I like VN games but not sure about the pure VNs. all I have to do is to read and make a choice?


----------



## Dissonance (Dec 27, 2011)

I liked it a lot.


----------



## PaisleyChan (May 4, 2013)

I've done all the playthroughs but Hanako (the burn victim) was my favourite path because I could see parts of myself in her character. I was sort of unsure about the whole disability thing (especially when I heard that it was made by a group from 4chan) but the game actually handled it delicately; I'm also glad they added the option to turn the adult scenes off ^_^


----------



## Mister Spirit (Mar 28, 2013)

I downloaded this two years ago. I only finished the Hanako route. I think it does a good job at captivating emotion with character interaction and music. That's the case with most visual novels. It's nothing spectacular, but it definitely has its own charm.
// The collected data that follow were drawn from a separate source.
struct GraphPreBwdArgs {
  const float *xsum, *Z, *g_Bc, *g_Zp, *V0W;
  float *g_Z, *g_HvT, *g_xbar, *wg_mxt;
  int B, C, bf16;
};
constexpr int GPB_SPLIT = 4;
__global__ __launch_bounds__(256) void graph_pre_bwd_kernel(GraphPreBwdArgs a) {
  extern __shared__ float sm[];
  const int C = a.C, b = blockIdx.x, ld = 2 * H + 1 + C;
  const int i0 = blockIdx.y * 256 + threadIdx.x, istep = 256 * gridDim.y;
  float *mz = sm;
  float *gmX = sm + 3 * C;
  float *gmz = gmX + C * C;
  const float cnt = fmaxf(a.xsum[b * 4 + 3], 1.f);
  for (int i = threadIdx.x; i < 3 * C; i += 256) mz[i] = a.Z[(size_t)b * 3 * C + i] - a.xsum[b * 4 + i / C] / cnt;
  __syncthreads();
  for (int i = i0; i < C * H; i += istep) {
    int c = i >> 6, d = i & 63;
    float v = 0.f;
    if (d < C) v = mz[c] * mz[d] + mz[C + c] * mz[C + d] + mz[2 * C + c] * mz[2 * C + d];
    a.wg_mxt[((size_t)b * C + c) * H + d] = v;
  }
  for (int i = i0; i < C * H; i += istep) {
    int c = i >> 6, k = i & 63;
    const float *gb = a.g_Bc + ((size_t)b * C + c) * H;
    float acc = 0.f;
    if (a.bf16) { for (int o = 0; o < H; ++o) acc += round_bf(gb[o]) * round_bf(a.V0W[(size_t)o * ld + H + k]); }
    else { for (int o = 0; o < H; ++o) acc += gb[o] * a.V0W[(size_t)o * ld + H + k]; }
    a.g_HvT[((size_t)b * C + c) * H + k] += acc;
  }
  for (int i = threadIdx.x; i < C * C; i += 256) {
    int cp = i / C, c = i % C;
    const float *gb = a.g_Bc + ((size_t)b * C + c) * H;
    float acc = 0.f;
    for (int o = 0; o < H; ++o) acc += gb[o] * a.V0W[(size_t)o * ld + 2 * H + 1 + cp];
    gmX[cp * C + c] = acc;
  }
  __syncthreads();
  for (int i = threadIdx.x; i < 3 * C; i += 256) {
    int k = i / C, c = i % C;
    float acc = 0.f;
    for (int d = 0; d < C; ++d) acc += (gmX[c * C + d] + gmX[d * C + c]) * mz[k * C + d];
    gmz[i] = acc;
    if (i % gridDim.y == blockIdx.y) a.g_Z[(size_t)b * 3 * C + i] += acc + a.g_Zp[(size_t)b * 3 * C + i];
  }
  __syncthreads();
  if (threadIdx.x < 3 && blockIdx.y == 0) {
    float acc = 0.f;
    for (int c = 0; c < C; ++c) acc += gmz[threadIdx.x * C + c];
    a.g_xbar[b * 3 + threadIdx.x] = -acc / cnt;
  }
}
int graph_pre_backward(const fastegnn_layer_t *L, hipStream_t st, WgradBatch *shared) {
  FE_REQUIRE(L->xsum && L->Z && L->HvT && L->g_Bc && L->g_Zp && L->g_Z && L->g_HvT && L->g_xbar && L->wg_node && L->grads,
             "graph_pre_backward: null buffer");
  const long M = (long)L->B * L->C;
  float *wg_mxt = L->wg_node + 7 * wg_node_rows(L) * H;
  GraphPreBwdArgs a{L->xsum, L->Z, L->g_Bc, L->g_Zp, L->params[FASTEGNN_P_VIRT0_W], L->g_Z, L->g_HvT, L->g_xbar, wg_mxt,
                    L->B, L->C, has(L, FASTEGNN_F_BF16) ? 1 : 0};
  const size_t lds = (size_t)(6 * L->C + L->C * L->C) * sizeof(float);
  { ProfScope _ps_graph_pre_bwd_kernel(K_GRAPH_PRE_BWD, st); hipLaunchKernelGGL(graph_pre_bwd_kernel, dim3(L->B, GPB_SPLIT), dim3(256), lds, st, a); }
  int rc = check_launch("graph_pre_bwd_kernel");
  if (rc) return rc;
  float *const *g = L->grads;
  const int ld = 2 * H + 1 + L->C;
  WgradBatch local(L->wg_slab, st);
  WgradBatch &wb = shared ? *shared : local;
  wb.round = has(L, FASTEGNN_F_BF16);
  if ((rc = wb.add(L->g_Bc, H, L->HvT, H, M, g[FASTEGNN_P_VIRT0_W], ld, H, 1, g[FASTEGNN_P_VIRT0_B]))) return rc;
  wb.round = false;
  if ((rc = wb.add(L->g_Bc, H, wg_mxt, H, M, g[FASTEGNN_P_VIRT0_W], ld, 2 * H + 1, 1, nullptr, 1, 0, 0, 0, L->C))) return rc;
  return shared ? FASTEGNN_OK : wb.finish();
}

I personally used to play a LOT of visual novels. I pretty much usually bought whatever I played and among them, Kira☆Kira, Steins;Gate, Planetarian, Higurashi When They Cry, and Analogue: A Hate Story stood out.

But, I'd be lying if I said that G Senjo no Mao, Sharin no Kuni, Himawari no Shojo, Fate/stay Night, Ever17: The Out of Infinity, Snow Sakura, Crescendo, Saya no Uta, Demonbane, Kara no Shojo, Eve Burst Error, Cross Channel and Edelweiss weren't absolutely intriguing experiences. They were all very fun.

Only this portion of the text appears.